命あるもの、必ず死は訪れます。
あらゆる価値観、定義が益々不透明になっている現代においても、(また、未来永劫)これだけは普遍性を保っていると言えるでしょう。
だからこそ我々は懸命に生きることが出来るし、喜怒哀楽を味わえるのだと思います。
本書『僕の死に方』の著者である「金子哲雄」さんのことは、テレビで拝見して、今までに見たことのないようなジャーナリストだなと思っていましたが、41歳の若さで亡くなられていたのは知りませんでした。
本書を読もうと思ったのは、ブクログの感想欄を拝見したのが切っ掛けです。新刊で購入できなかったので、ブックオフで手に入れました。
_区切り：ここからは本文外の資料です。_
int smplr_skin_fwd(const float *v_posed, const float *lbs_weights, const float *lbs_top4, const float *A,
                   const float *cam, int x_stride, int B, int V, int vertex_sampling, float *verts,
                   float *proj, void *stream) {
  using namespace smplr;
  SMPLR_REQUIRE(B >= 0 && V > 0 && check_vs(V, vertex_sampling), "smplr_skin_fwd: bad sizes B=%d V=%d vs=%d",
                B, V, vertex_sampling);
  if (B == 0) return 0;
  SMPLR_REQUIRE(v_posed && lbs_weights && A && (verts || proj), "smplr_skin_fwd: null pointer");
  SMPLR_REQUIRE(!proj || (cam && x_stride >= 4), "smplr_skin_fwd: proj requested without camera rows");
  const int VP = (V + vertex_sampling - 1) / vertex_sampling;
  dim3 grid((V + 255) / 256, (B + SK_MB - 1) / SK_MB);
  if (lbs_top4)
    hipLaunchKernelGGL(skin_fwd_kernel<true>, grid, dim3(256), 0, as_stream(stream), v_posed, lbs_weights, lbs_top4, A,
                       cam, x_stride, B, V, vertex_sampling, VP, verts, proj);
  else
    hipLaunchKernelGGL(skin_fwd_kernel<false>, grid, dim3(256), 0, as_stream(stream), v_posed, lbs_weights, lbs_top4, A,
                       cam, x_stride, B, V, vertex_sampling, VP, verts, proj);
  SMPLR_LAUNCH_CHECK("smplr_skin_fwd");
  return 0;
}

size_t smplr_skin_bwd_workspace(int B, int V) {
  using namespace smplr;
  if (B <= 0 || V <= 0) return 0;
  return (size_t)B * ((V + SKB_T - 1) / SKB_T) * SKB_PART * sizeof(float);
}

int smplr_skin_bwd(const float *dverts, const float *dproj, const float *v_posed,
                   const float *lbs_weights, const float *lbs_top4, const float *A, const float *cam,
                   int x_stride, int B, int V,
                   int vertex_sampling, float *dv_posed, float *dA, float *dcam, void *workspace,
                   void *stream) {
  using namespace smplr;
  SMPLR_REQUIRE(B >= 0 && V > 0 && check_vs(V, vertex_sampling), "smplr_skin_bwd: bad sizes B=%d V=%d vs=%d",
                B, V, vertex_sampling);
  if (B == 0) return 0;
  SMPLR_REQUIRE(v_posed && lbs_weights && A && dv_posed && dA && workspace, "smplr_skin_bwd: null pointer");
  SMPLR_REQUIRE(dverts || dproj, "smplr_skin_bwd: need dverts and/or dproj");
  SMPLR_REQUIRE(!dproj || (cam && x_stride >= 4), "smplr_skin_bwd: dproj given without camera rows");
  int nblk = 0;
  int rc = launch_skin_bwd_partials(dverts, dproj, SegGrad{nullptr, nullptr, 0}, v_posed, lbs_weights, lbs_top4, A, cam,
                                    x_stride, B, V, vertex_sampling, dv_posed, reinterpret_cast<float *>(workspace),
                                    as_stream(stream), &nblk);
  if (rc) return rc;
  hipLaunchKernelGGL(skin_bwd_reduce_kernel, dim3(B), dim3(320), 0, as_stream(stream),
                     reinterpret_cast<const float *>(workspace), nblk, dA, dcam);
  SMPLR_LAUNCH_CHECK("smplr_skin_bwd(reduce)");
  return 0;
}

int smplr_project_fwd(const float *verts, const float *cam, int x_stride, int B, int V,
                      int vertex_sampling, float *proj, void *stream) {
  using namespace smplr;
  SMPLR_REQUIRE(B >= 0 && V > 0 && check_vs(V, vertex_sampling) && x_stride >= 4,
                "smplr_project_fwd: bad sizes B=%d V=%d vs=%d x_stride=%d", B, V, vertex_sampling, x_stride);
  if (B == 0) return 0;
  SMPLR_REQUIRE(verts && cam && proj, "smplr_project_fwd: null pointer");
  const int VP = (V + vertex_sampling - 1) / vertex_sampling;
  hipLaunchKernelGGL(project_fwd_kernel, dim3((VP + 255) / 256, B), dim3(256), 0, as_stream(stream), verts,
                     cam, x_stride, V, vertex_sampling, VP, proj);
  SMPLR_LAUNCH_CHECK("smplr_project_fwd");
  return 0;
}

さて、本書の内容ですが、金子さんの生き方に対する矜持を最期まで貫いたことに、何よりも感服いたしました。
その生き方の矜持には、奥様をはじめ自分が愛する人々、公私共にお世話になった方々への感謝を忘れない、迷惑を掛けないという点をあの世に逝った後のことまで考えて行動されたということも含まれています。
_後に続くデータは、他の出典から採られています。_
static int validate_op(const fp_op& op, size_t weight_floats, size_t arena_floats) {
  if (op.N <= 0 || op.H <= 0 || op.W <= 0 || op.Cin <= 0) return FP_ERR_INVALID_ARG;
  const bool spatial = op.kind != FP_OP_L2NORM && op.kind != FP_OP_COPY;
  const int OH = spatial ? op.OH : op.H, OW = spatial ? op.OW : op.W;
  if (OH <= 0 || OW <= 0) return FP_ERR_INVALID_ARG;
  const bool ext_in = op.kind == FP_OP_YSTEM_U8 || op.kind == FP_OP_STEM_U8;
  const int Cout = (op.kind == FP_OP_CONV || op.kind == FP_OP_BLAZEBLOCK || op.kind == FP_OP_DWPW ||
                    op.kind == FP_OP_DWBLOCK || op.kind == FP_OP_BLAZEPAIR || op.kind == FP_OP_BLAZECHAIN || op.kind == FP_OP_YSTEM ||
                    op.kind == FP_OP_SHUFDOWN || op.kind == FP_OP_SHUFUNIT || op.kind == FP_OP_YSTEM2 || op.kind == FP_OP_EMBED_HEAD ||
                    op.kind == FP_OP_CLS_HEAD || ext_in) ? op.Cout : op.Cin;
  if (op.kind != FP_OP_DWBLOCK && op.kind != FP_OP_BLAZECHAIN && op.kind != FP_OP_SHUFDOWN && op.kind != FP_OP_SHUFUNIT &&
      op.kind != FP_OP_POOL_LRN && op.Cmid != 0)
    return FP_ERR_INVALID_ARG;
  if (op.kind == FP_OP_POOL_LRN && op.Cout != op.Cin) return FP_ERR_INVALID_ARG;
  if (op.row_lo != 0 || op.row_end != 0) {
    if (op.kind != FP_OP_BLAZEPAIR && op.kind != FP_OP_STEM_U8) return FP_ERR_UNSUPPORTED;
    if (op.row_lo < 0 || op.row_end <= op.row_lo || op.row_end > OH) return FP_ERR_INVALID_ARG;
  }
  if (Cout <= 0 || op.out_cmul < 1 || op.in_ld < op.Cin) return FP_ERR_INVALID_ARG;
  if (op.flags & ~(FP_OPF_IN_ROWPAD | FP_OPF_OUT_ROWPAD | FP_OPF_IN_C3 | FP_OPF_SPLIT3 | FP_OPF_IN_DW | FP_OPF_IN_UP2 | FP_OPF_OUT_DW |
                   FP_OPF_OUT_L2))
    return FP_ERR_INVALID_ARG;
  if ((op.flags & FP_OPF_OUT_L2) && op.kind != FP_OP_EMBED_HEAD) return FP_ERR_INVALID_ARG;
  if (op.flags & FP_OPF_OUT_DW) {
    if (op.kind != FP_OP_CONV) return FP_ERR_INVALID_ARG;
    if (!span_ok(op.slope_off, 13 * (int64_t)op.Cout, weight_floats)) return FP_ERR_BOUNDS;
    if (!span_ok(op.w_off, fp_stemdw_w_floats(op), weight_floats)) return FP_ERR_BOUNDS;
  }
  if (op.flags & FP_OPF_IN_UP2) {
    if (op.kind != FP_OP_CONV || !(op.flags & FP_OPF_SPLIT3)) return FP_ERR_INVALID_ARG;
    const int64_t up_ext = (int64_t)(op.N - 1) * op.res_ns + ((int64_t)op.res_H * op.res_W - 1) * op.res_ld + op.res_C;
    if (!span_ok(op.res_off, up_ext, arena_floats)) return FP_ERR_BOUNDS;
  }
  if ((op.flags & FP_OPF_IN_DW) && (op.kind != FP_OP_DWBLOCK || !(op.flags & FP_OPF_SPLIT3))) return FP_ERR_INVALID_ARG;
  if ((op.flags & FP_OPF_SPLIT3) && op.kind != FP_OP_DWBLOCK && op.kind != FP_OP_CONV && op.kind != FP_OP_DWPW && op.kind != FP_OP_BLAZECHAIN &&
      op.kind != FP_OP_SHUFDOWN && op.kind != FP_OP_SHUFUNIT && op.kind != FP_OP_YSTEM2 && op.kind != FP_OP_STEM_U8)
    return FP_ERR_INVALID_ARG;
  if ((op.flags & FP_OPF_IN_C3) && (op.Cin != 4 || (op.kind != FP_OP_CONV && op.kind != FP_OP_YSTEM)))
    return FP_ERR_INVALID_ARG;
  const bool in_rp = (op.flags & FP_OPF_IN_ROWPAD) != 0, out_rp = (op.flags & FP_OPF_OUT_ROWPAD) != 0;
  if (in_rp && op.kind != FP_OP_BLAZEBLOCK && op.kind != FP_OP_BLAZEPAIR) return FP_ERR_UNSUPPORTED;
  if (out_rp && !(op.kind == FP_OP_BLAZEBLOCK || op.kind == FP_OP_BLAZEPAIR || op.kind == FP_OP_STEM_U8 || op.kind == FP_OP_COPY ||
                  op.kind == FP_OP_CONV))
    return FP_ERR_UNSUPPORTED;
  if (out_rp && (op.out_cmul != 1 || op.out_ld != Cout)) return FP_ERR_UNSUPPORTED;
  if (op.kind == FP_OP_CONV || op.kind == FP_OP_DWCONV || op.kind == FP_OP_MAXPOOL || op.kind == FP_OP_BLAZEBLOCK ||
      op.kind == FP_OP_DWPW || op.kind == FP_OP_DWBLOCK || op.kind == FP_OP_BLAZEPAIR || op.kind == FP_OP_BLAZECHAIN ||
      op.kind == FP_OP_YSTEM || op.kind == FP_OP_SHUFDOWN || op.kind == FP_OP_SHUFUNIT || op.kind == FP_OP_YSTEM2 ||
      op.kind == FP_OP_POOL_LRN || ext_in) {
    if (op.KH <= 0 || op.KW <= 0 || op.stride <= 0 || op.pad_t < 0 || op.pad_l < 0) return FP_ERR_INVALID_ARG;
    if ((int64_t)(OH - 1) * op.stride - op.pad_t >= op.H || (int64_t)(OW - 1) * op.stride - op.pad_l >= op.W)
      return FP_ERR_INVALID_ARG;
  }
  if (op.kind == FP_OP_YSTEM2) {
    const int64_t res_ext = (int64_t)(op.N - 1) * op.res_ns + ((int64_t)op.OH * op.OW - 1) * op.res_ld + op.res_C;
    if (!span_ok(op.res_off, res_ext, arena_floats)) return FP_ERR_BOUNDS;
  }
  const int rc = dry_run(op, nullptr);
  if (rc != FP_OK) return rc;
  if (in_rp) {
    const int64_t lead = (int64_t)(op.W + 2) * op.in_ld;
    if (op.in_ns < ((int64_t)(op.H + 2) * (op.W + 1) + 1) * op.in_ld) return FP_ERR_INVALID_ARG;
    if (op.in_off < lead || !span_ok(op.in_off - lead, (int64_t)op.N * op.in_ns, arena_floats)) return FP_ERR_BOUNDS;
  } else {
    const int64_t in_ext = (int64_t)(op.N - 1) * op.in_ns + ((int64_t)op.H * op.W - 1) * op.in_ld + op.Cin;
    if (!ext_in && !span_ok(op.in_off, in_ext, arena_floats)) return FP_ERR_BOUNDS;
  }
  if (ext_in && op.in_off < 0) return FP_ERR_INVALID_ARG;
  const int64_t out_ch = ((op.kind == FP_OP_CONV || op.kind == FP_OP_DWPW) && op.res_mode == FP_RES_SHUFFLE2)
                             ? 2 * (int64_t)Cout : Cout;
  if (out_rp) {
    const int64_t lead = (int64_t)(OW + 2) * op.out_ld;
    if (op.out_ns < ((int64_t)(OH + 2) * (OW + 1) + 1) * op.out_ld) return FP_ERR_INVALID_ARG;
    if (op.out_off < lead || !span_ok(op.out_off - lead, (int64_t)op.N * op.out_ns, arena_floats)) return FP_ERR_BOUNDS;
  } else {
    const int64_t out_ext =
        (int64_t)(op.N - 1) * op.out_ns + ((int64_t)OH * OW - 1) * op.out_ld + (out_ch - 1) * op.out_cmul + 1;
    if (!span_ok(op.out_off, out_ext, arena_floats)) return FP_ERR_BOUNDS;
  }
  if (op.in_ns < 0 || op.out_ns < 0) return FP_ERR_INVALID_ARG;

  if (op.kind == FP_OP_CONV || op.kind == FP_OP_BLAZEBLOCK || op.kind == FP_OP_STEM_U8) {
    int64_t wext;
    if (op.kind != FP_OP_BLAZEBLOCK) {
      const int64_t K = (int64_t)op.KH * op.KW * (op.kind == FP_OP_STEM_U8 ? 4 : op.Cin);
      wext = ((K + 7) / 8 * 8) * ((op.Cout + 31) / 32 * 32);
      if (op.flags & FP_OPF_SPLIT3)
        wext = op.kind == FP_OP_STEM_U8 ? 3 * 2 * 3 * 16 * 32 / 2 : fp_convx6_w_floats(op);
      if (op.flags & FP_OPF_OUT_DW) wext = fp_stemdw_w_floats(op);
    } else {
      wext = 9 * (int64_t)op.Cin;
      const int64_t pw = ((op.Cin + 7) / 8 * 8) * (int64_t)((op.Cout + 31) / 32 * 32);
      if (!span_ok(op.slope_off, pw, weight_floats)) return FP_ERR_BOUNDS;
      if (!span_ok(op.scale_off, op.Cin, weight_floats)) return FP_ERR_BOUNDS;
      if (!span_ok(op.bias_off, op.Cout, weight_floats)) return FP_ERR_BOUNDS;
    }
    if (!span_ok(op.w_off, wext, weight_floats)) return FP_ERR_BOUNDS;
  }
  if (op.kind == FP_OP_DWCONV) {
    if (!span_ok(op.w_off, (int64_t)op.KH * op.KW * op.Cin, weight_floats)) return FP_ERR_BOUNDS;
  }
  if (op.kind == FP_OP_DWPW) {
    if (!span_ok(op.w_off, 12 * (int64_t)op.Cin, weight_floats)) return FP_ERR_BOUNDS;
    const int64_t pw = (op.flags & FP_OPF_SPLIT3) ? fp_dwpwx6_w_floats(op) :
        ((op.Cin + 7) / 8 * 8) * (int64_t)((op.Cout + 31) / 32 * 32) + 2 * (int64_t)((op.Cout + 3) / 4 * 4);
    if (!span_ok(op.slope_off, pw, weight_floats)) return FP_ERR_BOUNDS;
    if (op.act != FP_ACT_NONE && op.act != FP_ACT_PRELU) return FP_ERR_INVALID_ARG;
    if (op.bias_off >= 0 && !span_ok(op.bias_off, (op.Cout + 3) / 4 * 4, weight_floats)) return FP_ERR_BOUNDS;
    if (op.act2 != FP_ACT_NONE && op.act2 != FP_ACT_SILU) return FP_ERR_INVALID_ARG;
  } else if (op.kind == FP_OP_SHUFDOWN) {
    if (!span_ok(op.w_off, fp_shufdown_w_floats(op), weight_floats)) return FP_ERR_BOUNDS;
  } else if (op.kind == FP_OP_YSTEM2) {
    if (!span_ok(op.w_off, fp_ystem2_w_floats(op), weight_floats)) return FP_ERR_BOUNDS;
  } else if (op.kind == FP_OP_SHUFUNIT) {
    if (!span_ok(op.w_off, fp_shufunit_w_floats(op), weight_floats)) return FP_ERR_BOUNDS;
  } else if (op.act2 != FP_ACT_NONE) {
    return FP_ERR_INVALID_ARG;
  }
  if (op.kind == FP_OP_BLAZEPAIR) {
    const int64_t pw2 = op.stride == 2 && op.Cout == 48 ? 2 * 768 : 768, c2 = op.stride == 2 ? op.Cout : 24;
    if (!span_ok(op.w_off, 2 * 9 * 24, weight_floats) || !span_ok(op.scale_off, 2 * 24, weight_floats) ||
        !span_ok(op.slope_off, 768 + pw2, weight_floats) || !span_ok(op.bias_off, 24 + c2, weight_floats))
      return FP_ERR_BOUNDS;
  }
  if (op.kind == FP_OP_BLAZECHAIN) {
    if (!span_ok(op.w_off, fp_blazechain_w_floats(op), weight_floats)) return FP_ERR_BOUNDS;
  }
  if (op.kind == FP_OP_DWBLOCK) {
    const bool x6 = (op.flags & FP_OPF_SPLIT3) != 0;
    if (!span_ok(op.w_off, x6 ? fp_dwblock_x6_we_floats(op) : (int64_t)op.Cin * op.Cmid, weight_floats)) return FP_ERR_BOUNDS;
    if (!span_ok(op.scale_off, 15 * (int64_t)op.Cmid, weight_floats)) return FP_ERR_BOUNDS;
    if ((op.flags & FP_OPF_IN_DW) && !span_ok(op.bias_off, 12 * (int64_t)op.Cin, weight_floats)) return FP_ERR_BOUNDS;
    if (!span_ok(op.slope_off, x6 ? fp_dwblock_x6_wp_floats(op) : (int64_t)op.Cmid * op.Cout + 2 * (int64_t)op.Cout, weight_floats))
      return FP_ERR_BOUNDS;
  }
  if (op.kind == FP_OP_YSTEM || op.kind == FP_OP_YSTEM_U8) {
    if (op.Cin != (ext_in ? 3 : 4) || op.res_C <= 0 || op.res_C > 32 || op.Cout > 32) return FP_ERR_UNSUPPORTED;
    if (op.res_H <= 0 || op.res_W <= 0 || op.res_ld < op.res_C || op.res_ns < 0) return FP_ERR_INVALID_ARG;
    const int nb2 = fp_ystem_nb2(op);
    if (!span_ok(op.w_off, 40 * 32, weight_floats) || !span_ok(op.bias_off, 32, weight_floats)) return FP_ERR_BOUNDS;
    if (op.scale_off >= 0 && !span_ok(op.scale_off, 32, weight_floats)) return FP_ERR_BOUNDS;
    if (!span_ok(op.slope_off, (int64_t)nb2 * 16 * (32 + 2), weight_floats)) return FP_ERR_BOUNDS;
    const int64_t res_ext = (int64_t)(op.N - 1) * op.res_ns + ((int64_t)(op.OH / 2) * (op.OW / 2) - 1) * op.res_ld + op.res_C;
    if (!span_ok(op.res_off, res_ext, arena_floats)) return FP_ERR_BOUNDS;
  }
  if (op.kind == FP_OP_CONV || op.kind == FP_OP_DWCONV || op.kind == FP_OP_STEM_U8) {
    if (op.scale_off >= 0 && !span_ok(op.scale_off, Cout, weight_floats)) return FP_ERR_BOUNDS;
    if (op.bias_off >= 0 && !span_ok(op.bias_off, Cout, weight_floats)) return FP_ERR_BOUNDS;
    if (op.slope_off >= 0 && !span_ok(op.slope_off, Cout, weight_floats)) return FP_ERR_BOUNDS;
    if (op.act == FP_ACT_PRELU && op.slope_off < 0) return FP_ERR_INVALID_ARG;
    if (op.act < FP_ACT_NONE || op.act > FP_ACT_SILU) return FP_ERR_INVALID_ARG;
  }
  if (op.kind == FP_OP_EMBED_HEAD) {
    if (!span_ok(op.w_off, (int64_t)op.Cout * op.Cin, weight_floats)) return FP_ERR_BOUNDS;
    if (op.scale_off >= 0 && !span_ok(op.scale_off, Cout, weight_floats)) return FP_ERR_BOUNDS;
    if (op.bias_off >= 0 && !span_ok(op.bias_off, Cout, weight_floats)) return FP_ERR_BOUNDS;
  }
  if (op.kind == FP_OP_POOL_LRN && op.Cmid) {
    if (!span_ok(op.w_off, 4, weight_floats)) return FP_ERR_BOUNDS;
  }
  if (op.kind == FP_OP_CLS_HEAD) {
    if (!span_ok(op.w_off, (int64_t)op.Cout * op.Cin, weight_floats)) return FP_ERR_BOUNDS;
    if (op.bias_off >= 0 && !span_ok(op.bias_off, Cout, weight_floats)) return FP_ERR_BOUNDS;
    if (op.res_off >= 0 && !span_ok(op.res_off, (int64_t)(op.N - 1) * op.res_ns + Cout, arena_floats)) return FP_ERR_BOUNDS;
  }
  if ((op.kind == FP_OP_CONV || op.kind == FP_OP_BLAZEBLOCK || op.kind == FP_OP_DWPW || op.kind == FP_OP_DWBLOCK) &&
      op.res_mode != FP_RES_NONE) {
    if (op.res_mode < FP_RES_NONE || op.res_mode > FP_RES_SHUFFLE2) return FP_ERR_INVALID_ARG;
    if (op.res_mode == FP_RES_SHUFFLE2 &&
        ((op.kind != FP_OP_CONV && op.kind != FP_OP_DWPW) || op.out_cmul != 1 || op.out_ld < 2 * op.Cout))
      return FP_ERR_INVALID_ARG;
    if (op.res_C <= 0 || op.res_ld < op.res_C || op.res_ns < 0) return FP_ERR_INVALID_ARG;
    int rh = OH, rw = OW;
    if (op.res_mode == FP_RES_POOL2_BEFORE_ACT) {
      rh = op.res_H;
      rw = op.res_W;
      if (rh < 2 * OH || rw < 2 * OW) return FP_ERR_INVALID_ARG;
    }
    const int64_t res_ext = (int64_t)(op.N - 1) * op.res_ns + ((int64_t)rh * rw - 1) * op.res_ld + op.res_C;
    if (!span_ok(op.res_off, res_ext, arena_floats)) return FP_ERR_BOUNDS;
  }
  return FP_OK;
}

私にもいつか必ず訪れるのですが、なかなか出来る事ではありませんね。
本書には、いくつもの紹介したい場面・文章がありますが、最も心を振るわせられたのは、奥様の「あとがき」に出てくる金子さんの臨終の場面・文章です。
この文章は、いわゆる並みの作家では書けないのではと思うほどでした。
あの世に向かっているんだな。
そのことがはっきりとわかりました。
・・・
そのうちに、いつものような寝息に近い状態になりました。静かな静かな寝息です。すーっと吸っては止まる。すーっと吐いては止まる。その繰り返しです。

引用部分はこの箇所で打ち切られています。